Dijkstra Erik J, Gutierrez-Farewik Elena M
KTH Engineering Sciences, Mechanics, Royal Institute of Technology, Stockholm, Sweden; KTH BioMEx Center, Stockholm, Sweden.
KTH Engineering Sciences, Mechanics, Royal Institute of Technology, Stockholm, Sweden; KTH BioMEx Center, Stockholm, Sweden; Department of Women׳s & Children׳s Health, Karolinska Institutet, Stockholm, Sweden.
J Biomech. 2015 Nov 5;48(14):3776-81. doi: 10.1016/j.jbiomech.2015.08.027. Epub 2015 Oct 3.
Motion analysis is a common clinical assessment and research tool that uses a camera system or motion sensors and force plates to collect kinematic and kinetic information of a subject performing an activity of interest. The use of force plates can be challenging and sometimes even impossible. Over the past decade, several computational methods have been developed that aim to preclude the use of force plates. Useful in particular for predictive simulations, where a new motion or change in control strategy inherently means different external contact loads. These methods, however, often depend on prior knowledge of common observed ground reaction force (GRF) patterns, are computationally expensive, or difficult to implement. In this study, we evaluated the use of the Zero Moment Point as a computationally inexpensive tool to obtain the GRFs for normal human gait. The method was applied on ten healthy subjects walking in a motion analysis laboratory and predicted GRFs are evaluated against the simultaneously measured force plate data. Apart from the antero-posterior forces, GRFs are well-predicted and errors fall within the error ranges from other published methods. Joint extension moments were underestimated at the ankle and hip but overestimated at the knee, attributable to the observed discrepancy in the predicted application points of the GRFs. The computationally inexpensive method evaluated in this study can reasonably well predict the GRFs for normal human gait without using prior knowledge of common gait kinetics.

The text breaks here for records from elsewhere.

# ilkyyldz95/3DmedicalImageSegmentation

Measured on AMD Instinct MI355X. Metric: training volumes/sec (96^3, 4-class), higher is better.
Workload: dtype bf16; 1 GPU; UNETR(img=96^3,patch=16,hidden=768,layers=12,heads=12,classes=4) fwd+DiceCE+bwd+AdamW, batch 2/GPU, configs[1]; global_batch=2

## Files before the change

### 3dmedicalimagesegmentation_amd/csrc/gemm_bf16.hip

```cpp
#include <type_traits>
#include "gemm_kernel.hpp"

namespace {

typedef __attribute__((address_space(3))) void lds_void_t;
typedef const __attribute__((address_space(1))) void gbl_void_t;
typedef short s16x4 __attribute__((ext_vector_type(4)));
typedef short s16x8 __attribute__((ext_vector_type(8)));
#define LDS_AS_ __attribute__((address_space(3)))

struct EpBf {
    int vec_ok;
    float* C; long ldc;
    uint16_t* Cb; long ldcb;
    const float* bias;
    const float* res; long ldr; int res_mod;
    float* pre;
    const float* aux; long ldaux;
    int act, accumulate; float alpha;
    int tc_d, tc_h, tc_w, tc_cout;
    __device__ __forceinline__ long tc_off(int m, int n) const {
        const int tap = n / tc_cout, co = n - tap * tc_cout;
        const int x = m % tc_w; int t = m / tc_w; const int y = t % tc_h; t /= tc_h; const int z = t % tc_d; const int b = t / tc_d;
        const long ov = (((long)b * 2 * tc_d + 2 * z + (tap >> 2)) * 2 * tc_h + 2 * y + ((tap >> 1) & 1)) * 2 * tc_w + 2 * x + (tap & 1);
        return ov * ldcb + co;
    }
    __device__ __forceinline__ void store(int, int m, int n, float v) const {
        v *= alpha;
        if (bias) v += bias[n];
        if (pre) pre[(long)m * ldc + n] = v;
        if (act == 1) v = gelu_fast(v);
        else if (act == 2) v *= gelu_grad_fast(aux[(long)m * ldaux + n]);
        if (res) v += res[(long)(m % res_mod) * ldr + n];
        if (C) {
            if (accumulate) v += C[(long)m * ldc + n];
            C[(long)m * ldc + n] = v;
        }
        if (Cb) {
            __bf16 h = (__bf16)v;
            Cb[tc_cout ? tc_off(m, n) : (long)m * ldcb + n] = __builtin_bit_cast(uint16_t, h);
        }
    }
    __device__ __forceinline__ void store4(int m, int n, f32x4 v) const {
        v *= alpha;
        if (bias) v += *(const f32x4*)(bias + n);
        if (pre) *(f32x4*)(pre + (long)m * ldc + n) = v;
        if (act == 1) {
#pragma unroll
            for (int e = 0; e < 4; ++e) v[e] = gelu_fast(v[e]);
        } else if (act == 2) {
            const f32x4 a = *(const f32x4*)(aux + (long)m * ldaux + n);
#pragma unroll
            for (int e = 0; e < 4; ++e) v[e] *= gelu_grad_fast(a[e]);
        }
        if (res) v += *(const f32x4*)(res + (long)(m % res_mod) * ldr + n);
        if (C) {
            if (accumulate) v += *(const f32x4*)(C + (long)m * ldc + n);
            *(f32x4*)(C + (long)m * ldc + n) = v;
        }
        if (Cb) *(bf16x4*)(Cb + (tc_cout ? tc_off(m, n) : (long)m * ldcb + n)) = __builtin_convertvector(v, bf16x4);
    }
    struct Ops { f32x4 b, a, r, c; };
    __device__ __forceinline__ Ops load4(int m, int n) const {
        Ops o;
        const f32x4 z = {0.f, 0.f, 0.f, 0.f};
        o.b = bias ? *(const f32x4*)(bias + n) : z;
        o.a = act == 2 ? *(const f32x4*)(aux + (long)m * ldaux + n) : z;
        o.r = res ? *(const f32x4*)(res + (long)(m % res_mod) * ldr + n) : z;
        o.c = (C && accumulate) ? *(const f32x4*)(C + (long)m * ldc + n) : z;
        return o;
    }
    __device__ __forceinline__ void finish4(int m, int n, f32x4 v, const Ops& o) const {
        v *= alpha;
        if (bias) v += o.b;
        if (pre) *(f32x4*)(pre + (long)m * ldc + n) = v;
        if (act == 1) {
#pragma unroll
            for (int e = 0; e < 4; ++e) v[e] = gelu_fast(v[e]);
        } else if (act == 2) {
#pragma unroll
            for (int e = 0; e < 4; ++e) v[e] *= gelu_grad_fast(o.a[e]);
        }
        if (res) v += o.r;
        if (C) {
            if (accumulate) v += o.c;
            *(f32x4*)(C + (long)m * ldc + n) = v;
        }
        if (Cb) *(bf16x4*)(Cb + (tc_cout ? tc_off(m, n) : (long)m * ldcb + n)) = __builtin_convertvector(v, bf16x4);
    }
};

template <int CPR> __device__ __forceinline__ int bkn_x(int r) {
    if constexpr (CPR >= 16) return ((r & 3) | (((r >> 3) & 1) << 2)) << 1;
    else return (((r >> 1) & 1) | (((r >> 3) & 1) << 1)) << 1;
}

__device__ __forceinline__ bool tile_of(int L, int mt, int nt, int& tm, int& tn) {
    const int T = mt * nt, per = (T + 7) >> 3;
    const int t = (L & 7) * per + (L >> 3);
    if ((L >> 3) >= per || t >= T) return false;
    tm = t % mt; tn = t / mt;
    return true;
}

template <int WM, int WN, int WVM, int WVN, bool BKN, int NS, int X3 = 0>
__global__ void __launch_bounds__(64 * WVM * WVN)
gemm_bf16_kernel(int M, int N, int K, int mt, int nt, int splits, int kper,
                 const typename std::conditional<X3 != 0, float, uint16_t>::type* __restrict__ A, long lda,
                 const typename std::conditional<X3 != 0, float, uint16_t>::type* __restrict__ B, long ldb, EpBf ep,
                 float* __restrict__ ws) {
    typedef typename std::conditional<X3 != 0, float, uint16_t>::type ET;
    constexpr int ESZ = sizeof(ET), CE = 16 / ESZ;
    constexpr int NT = 64 * WVM * WVN, BM = 16 * WM * WVM, BN = 16 * WN * WVN, BK = 128 / ESZ;
    constexpr int A_BYTES = BM * 128;
    constexpr int B_BYTES = BKN ? BK * BN * ESZ : BN * 128;
    static_assert(!(X3 != 0 && BKN) || BN >= 64, "the [K,N] fp32 image needs >= 16 chunks per row for its swizzle");
    constexpr int STAGE = A_BYTES + B_BYTES;
    constexpr int AIT = A_BYTES / 16 / NT, BIT = B_BYTES / 16 / NT;
    static_assert(A_BYTES % (16 * NT) == 0 && B_BYTES % (16 * NT) == 0, "tile must divide into whole wave DMAs");
    constexpr int G = AIT + BIT;
    static_assert(NS >= 2 && (NS - 2) * G <= 63, "vmcnt is a 6-bit counter");
    __shared__ __attribute__((aligned(1024))) char lds[NS * STAGE];

    int tm, tn;
    if (!tile_of(blockIdx.x, mt, nt, tm, tn)) return;
    const int m0 = tm * BM, n0 = tn * BN;
    const int split = blockIdx.y, kbeg = split * kper, kend = min(K, kbeg + kper);
    const int nk = (kend - kbeg) / BK;
    const int tid = threadIdx.x, lane = tid & 63;
    const int wave = __builtin_amdgcn_readfirstlane(tid >> 6), wm = wave / WVN, wn = wave % WVN;

    const ET* asrc[AIT];
    const ET* bsrc[BIT];
#pragma unroll
    for (int i = 0; i < AIT; ++i) {
        const int id = tid + i * NT, r = id >> 3, c = (id & 7) ^ ((r >> 1) & 7);
        asrc[i] = A + (long)min(m0 + r, M - 1) * lda + kbeg + c * CE;
    }
#pragma unroll
    for (int i = 0; i < BIT; ++i) {
        const int id = tid + i * NT;
        if constexpr (!BKN) {
            const int r = id >> 3, c = (id & 7) ^ ((r >> 1) & 7);
            bsrc[i] = B + (long)min(n0 + r, N - 1) * ldb + kbeg + c * CE;
        } else {
            constexpr int CPR = BN / CE;
            const int r = id / CPR, s = id % CPR;
            const int c = X3 != 0 ? (s ^ (((r >> 2) & 3) << 2)) : (s ^ bkn_x<CPR>(r));
            bsrc[i] = B + (long)(kbeg + r) * ldb + min(n0 + c * CE, N - CE);
        }
    }
    auto issue = [&](int kt, int buf) {
        char* la = lds + buf * STAGE;
        char* lb = la + A_BYTES;
#pragma unroll
        for (int i = 0; i < AIT; ++i)
            __builtin_amdgcn_global_load_lds((gbl_void_t*)(asrc[i] + (long)kt * BK), (lds_void_t*)(la + (wave * 64 + i * NT) * 16), 16, 0, 0);
#pragma unroll
        for (int i = 0; i < BIT; ++i) {
            const ET* g = BKN ? bsrc[i] + (long)kt * BK * ldb : bsrc[i] + (long)kt * BK;
            __builtin_amdgcn_global_load_lds((gbl_void_t*)g, (lds_void_t*)(lb + (wave * 64 + i * NT) * 16), 16, 0, 0);
        }
    };

    f32x4 acc[WM][WN];
#pragma unroll
    for (int i = 0; i < WM; ++i)
#pragma unroll
        for (int j = 0; j < WN; ++j) acc[i][j] = (f32x4){0.f, 0.f, 0.f, 0.f};

#pragma unroll
    for (int s = 0; s < NS - 1; ++s)
        if (s < nk) issue(s, s);
    for (int kt = 0; kt < nk; ++kt) {
        if (kt + NS - 2 < nk) asm volatile("s_waitcnt vmcnt(%0) lgkmcnt(0)\n\ts_barrier" ::"n"((NS - 2) * G) : "memory");
        else asm volatile("s_waitcnt vmcnt(0) lgkmcnt(0)\n\ts_barrier" ::: "memory");
        if (kt + NS - 1 < nk) issue(kt + NS - 1, (kt + NS - 1) % NS);
        const char* la = lds + (kt % NS) * STAGE;
        const char* lb = la + A_BYTES;
        u32x4 a[2][WM], b[2][WN];
#pragma unroll
        for (int kb = 0; kb < 2; ++kb) {
#pragma unroll
            for (int i = 0; i < WM; ++i)
                a[kb][i] = *(const u32x4*)(la + lds_tile_off((wm * WM + i) * 16 + (lane & 15), kb * 4 + (lane >> 4)));
#pragma unroll
            for (int j = 0; j < WN; ++j) {
                if constexpr (!BKN) {
                    b[kb][j] = *(const u32x4*)(lb + lds_tile_off((wn * WN + j) * 16 + (lane & 15), kb * 4 + (lane >> 4)));
                } else if constexpr (X3 != 0) {
                    const int col = (wn * WN + j) * 16 + (lane & 15), g = lane >> 4;
                    const char* pb = lb + (kb * 16 + 4 * g) * (BN * 4) + ((((col >> 2) ^ (g << 2))) << 4) + (col & 3) * 4;
#pragma unroll
                    for (int t = 0; t < 4; ++t) b[kb][j][t] = *(const uint32_t*)(pb + t * (BN * 4));
                } else {
                    constexpr int CPR = BN / 8;
                    const int cc = lane & 15, g = lane >> 4, q = cc >> 2, p = cc & 3;
                    const int r0 = kb * 32 + 8 * g + q, r1 = r0 + 4;
                    const int ch = (wn * WN + j) * 2 + (p >> 1);
                    const int s0 = ch ^ bkn_x<CPR>(r0);
                    const int s1 = ch ^ bkn_x<CPR>(r1);
                    s16x4 lo = __builtin_amdgcn_ds_read_tr16_b64_v4i16((LDS_AS_ s16x4*)(lb + r0 * (BN * 2) + s0 * 16 + (p & 1) * 8));
                    s16x4 hi = __builtin_amdgcn_ds_read_tr16_b64_v4i16((LDS_AS_ s16x4*)(lb + r1 * (BN * 2) + s1 * 16 + (p & 1) * 8));
                    s16x8 v = {lo[0], lo[1], lo[2], lo[3], hi[0], hi[1], hi[2], hi[3]};
                    b[kb][j] = __builtin_bit_cast(u32x4, v);
                }
            }
        }
        __builtin_amdgcn_sched_barrier(0);
#pragma unroll
        for (int kb = 0; kb < 2; ++kb) {
            if constexpr (X3 == 2) {
                u32x4 ah[WM], al[WM];
#pragma unroll
                for (int i = 0; i < WM; ++i) x3_dup(a[kb][i], ah[i], al[i]);
#pragma unroll
                for (int i = 0; i < WM; ++i)
#pragma unroll
                    for (int j = 0; j < WN; ++j) {
                        PrecBF16::mma(acc[i][j], b[kb][j], ah[i]);
                        PrecBF16::mma(acc[i][j], b[kb][j], al[i]);
                    }
            } else if constexpr (X3 == 1) {
                u32x4 bh[WN], bl[WN];
#pragma unroll
                for (int i = 0; i < WM; ++i) a[kb][i] = x3_words(a[kb][i]);
#pragma unroll
                for (int j = 0; j < WN; ++j) x3_dup(b[kb][j], bh[j], bl[j]);
#pragma unroll
                for (int i = 0; i < WM; ++i)
#pragma unroll
                    for (int j = 0; j < WN; ++j) {
                        PrecBF16::mma(acc[i][j], bh[j], a[kb][i]);
                        PrecBF16::mma(acc[i][j], bl[j], a[kb][i]);
                    }
            } else {
#pragma unroll
                for (int i = 0; i < WM; ++i)
#pragma unroll
                    for (int j = 0; j < WN; ++j) PrecBF16::mma(acc[i][j], b[kb][j], a[kb][i]);
            }
        }
        __builtin_amdgcn_sched_barrier(0);
    }

    const bool vec4 = ep.vec_ok;
    if (vec4 && splits == 1) {
        constexpr int RB = WM * WN <= 4 ? WM : 1;
#pragma unroll
        for (int i0 = 0; i0 < WM; i0 += RB) {
            EpBf::Ops ops[RB][WN];
#pragma unroll
            for (int i = 0; i < RB; ++i)
#pragma unroll
                for (int j = 0; j < WN; ++j) {
                    const int m = min(m0 + (wm * WM + i0 + i) * 16 + (lane & 15), M - 1);
                    const int n = min(n0 + (wn * WN + j) * 16 + 4 * (lane >> 4), N - 4);
                    ops[i][j] = ep.load4(m, n);
                }
#pragma unroll
            for (int i = 0; i < RB; ++i)
#pragma unroll
                for (int j = 0; j < WN; ++j) {
                    const int m = m0 + (wm * WM + i0 + i) * 16 + (lane & 15);
                    const int n = n0 + (wn * WN + j) * 16 + 4 * (lane >> 4);
                    if (m < M && n < N) ep.finish4(m, n, acc[i0 + i][j], ops[i][j]);
                }
        }
        return;
    }
#pragma unroll
    for (int i = 0; i < WM; ++i)
#pragma unroll
        for (int j = 0; j < WN; ++j) {
            const int m = m0 + (wm * WM + i) * 16 + (lane & 15);
            const int n = n0 + (wn * WN + j) * 16 + 4 * (lane >> 4);
            if (m >= M || n >= N) continue;
            if (vec4) {
                if (splits > 1) *(f32x4*)(ws + ((long)split * M + m) * N + n) = acc[i][j];
                else ep.store4(m, n, acc[i][j]);
            } else {
#pragma unroll
                for (int r = 0; r < 4; ++r)
                    if (n + r < N) {
                        if (splits > 1) ws[((long)split * M + m) * N + n + r] = acc[i][j][r];
                        else ep.store(0, m, n + r, acc[i][j][r]);
                    }
            }
        }
}

template <int WM, int WN, int WVM, int WVN, bool BKN, int NS, int X3 = 0>
int launch_bf16(int M, int N, int K, const typename std::conditional<X3 != 0, float, uint16_t>::type* A, long lda,
                const typename std::conditional<X3 != 0, float, uint16_t>::type* B, long ldb, const EpBf& ep,
                float* ws, size_t ws_bytes, hipStream_t st, int* partial_splits = nullptr) {
    constexpr int BM = 16 * WM * WVM, BN = 16 * WN * WVN, BKE = X3 != 0 ? 32 : 64;
    const int mt = cdiv(M, BM), nt = cdiv(N, BN), ksteps = K / BKE;
    const long tiles = (long)mt * nt;
    int splits = 1;
    const int min_steps = X3 != 0 ? 48 : 24;
    if (tiles < 192 && ksteps >= min_steps) splits = std::min(ksteps / (min_steps / 2), (int)((512 + tiles - 1) / tiles));
    if (const char* e = getenv("UNETR_GEMM_SPLITS")) { int v = atoi(e); if (v > 0) splits = std::min(v, ksteps); }
    while (splits > 1 && (size_t)splits * M * N * sizeof(float) > ws_bytes) --splits;
    if (splits < 1 || ws == nullptr) splits = 1;
    const int kper = cdiv(ksteps, splits) * BKE;
    splits = cdiv(K, kper);
    const int per = cdiv(tiles, 8);
    hipLaunchKernelGGL((gemm_bf16_kernel<WM, WN, WVM, WVN, BKN, NS, X3>), dim3(per * 8, splits), dim3(64 * WVM * WVN), 0, st,
                       M, N, K, mt, nt, splits, kper, A, lda, B, ldb, ep, ws);
    if (partial_splits) *partial_splits = splits;
    if (splits > 1 && !partial_splits)
        hipLaunchKernelGGL((splitk_reduce_kernel<EpBf, false>), dim3(cdiv(N, 64), cdiv(M, 4), 1), dim3(256), 0, st, M, N, splits, ws, ep);
    return unetr_check_launch();
}

template <int BUF>
struct BufC { static constexpr int value = BUF; };

template <int WN>
__device__ __forceinline__ void big_epilogue(f32x4 (&acc)[8][WN], const EpBf& ep, char* lds, int M, int N, int m0, int n0,
                                             int wave, int lane, int wr, int wc) {
    const int mb = m0 + wr * 128 + (lane & 15), nb = n0 + wc * (16 * WN) + 4 * (lane >> 4);
    if (!ep.vec_ok) {
        for (int t = 0; t < 8 * WN; ++t) {
            const int i = t / WN, j = t - i * WN, m = mb + i * 16, n = nb + j * 16;
            f32x4 v = (f32x4){0.f, 0.f, 0.f, 0.f};
#pragma clang loop unroll(full)
            for (int ii = 0; ii < 8; ++ii)
#pragma clang loop unroll(full)
                for (int jj = 0; jj < WN; ++jj) v = (ii == i && jj == j) ? acc[ii][jj] : v;
            if (m < M)
                for (int r = 0; r < 4; ++r)
                    if (n + r < N) ep.store(0, m, n + r, v[r]);
        }
        return;
    }
    const int kind = (ep.act == 1 ? 1 : ep.act == 2 ? 2 : 0);
    char* const stg = lds + wave * 16384;
    const int rr = lane >> 4, rc = lane & 15;
    const int ncol = n0 + wc * (16 * WN) + rc * 4;
    const bool cok = rc < 4 * WN && ncol < N;
    f32x4 bias4 = (f32x4){0.f, 0.f, 0.f, 0.f};
    if (ep.bias && cok) bias4 = *(const f32x4*)(ep.bias + ncol);
    auto half = [&](auto kc, auto hc) __attribute__((always_inline)) {
        constexpr int KIND = decltype(kc)::value, h = decltype(hc)::value;
#pragma clang loop unroll(full)
        for (int i = 0; i < 4; ++i)
#pragma clang loop unroll(full)
            for (int j = 0; j < WN; ++j) {
                const int r = i * 16 + (lane & 15), ch = j * 4 + (lane >> 4);
                *(f32x4*)(stg + r * 256 + ((ch ^ (r & 7)) << 4)) = acc[h * 4 + i][j] * ep.alpha;
            }
        asm volatile("s_waitcnt lgkmcnt(0)" ::: "memory");
#pragma clang loop unroll(full)
        for (int it = 0; it < 16; ++it) {
            const int r = it * 4 + rr, m = m0 + wr * 128 + h * 64 + r;
            f32x4 v = *(const f32x4*)(stg + r * 256 + ((rc ^ (r & 7)) << 4)) + bias4;
            if (m < M && cok) {
                if (ep.pre) *(f32x4*)(ep.pre + (long)m * ep.ldc + ncol) = v;
                if constexpr (KIND == 1) {
#pragma unroll
                    for (int e = 0; e < 4; ++e) v[e] = gelu_fast(v[e]);
                } else if constexpr (KIND == 2) {
                    const f32x4 a = *(const f32x4*)(ep.aux + (long)m * ep.ldaux + ncol);
#pragma unroll
                    for (int e = 0; e < 4; ++e) v[e] *= gelu_grad_fast(a[e]);
                }
                if (ep.res) v += *(const f32x4*)(ep.res + (long)(m % ep.res_mod) * ep.ldr + ncol);
                if (ep.C) {
                    if (ep.accumulate) v += *(const f32x4*)(ep.C + (long)m * ep.ldc + ncol);
                    *(f32x4*)(ep.C + (long)m * ep.ldc + ncol) = v;
                }
                if (ep.Cb) *(bf16x4*)(ep.Cb + (long)m * ep.ldcb + ncol) = __builtin_convertvector(v, bf16x4);
            }
        }
        asm volatile("s_waitcnt lgkmcnt(0)" ::: "memory");
    };
    if (kind == 1) { half(BufC<1>{}, BufC<0>{}); half(BufC<1>{}, BufC<1>{}); }
    else if (kind == 2) { half(BufC<2>{}, BufC<0>{}); half(BufC<2>{}, BufC<1>{}); }
    else { half(BufC<0>{}, BufC<0>{}); half(BufC<0>{}, BufC<1>{}); }
}
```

运动分析是一种常见的临床评估和研究工具,它使用摄像系统或运动传感器以及测力板来收集受试者进行感兴趣活动时的运动学和动力学信息。使用测力板可能具有挑战性,有时甚至是不可能的。在过去十年中,已经开发了几种计算方法,旨在避免使用测力板。这对于预测模拟特别有用,在预测模拟中,新的运动或控制策略的变化本质上意味着不同的外部接触载荷。然而,这些方法通常依赖于常见观察到的地面反作用力(GRF)模式的先验知识,计算成本高昂,或者难以实施。在本研究中,我们评估了使用零力矩点作为一种计算成本低廉的工具来获取正常人类步态的GRF。该方法应用于在运动分析实验室中行走的十名健康受试者,并将预测的GRF与同时测量的测力板数据进行比较评估。除了前后力外,GRF得到了很好的预测,误差落在其他已发表方法的误差范围内。踝关节和髋关节处的关节伸展力矩被低估,但膝关节处被高估,这归因于预测的GRF应用点中观察到的差异。本研究中评估的计算成本低廉的方法可以在不使用常见步态动力学先验知识的情况下,相当准确地预测正常人类步态的GRF。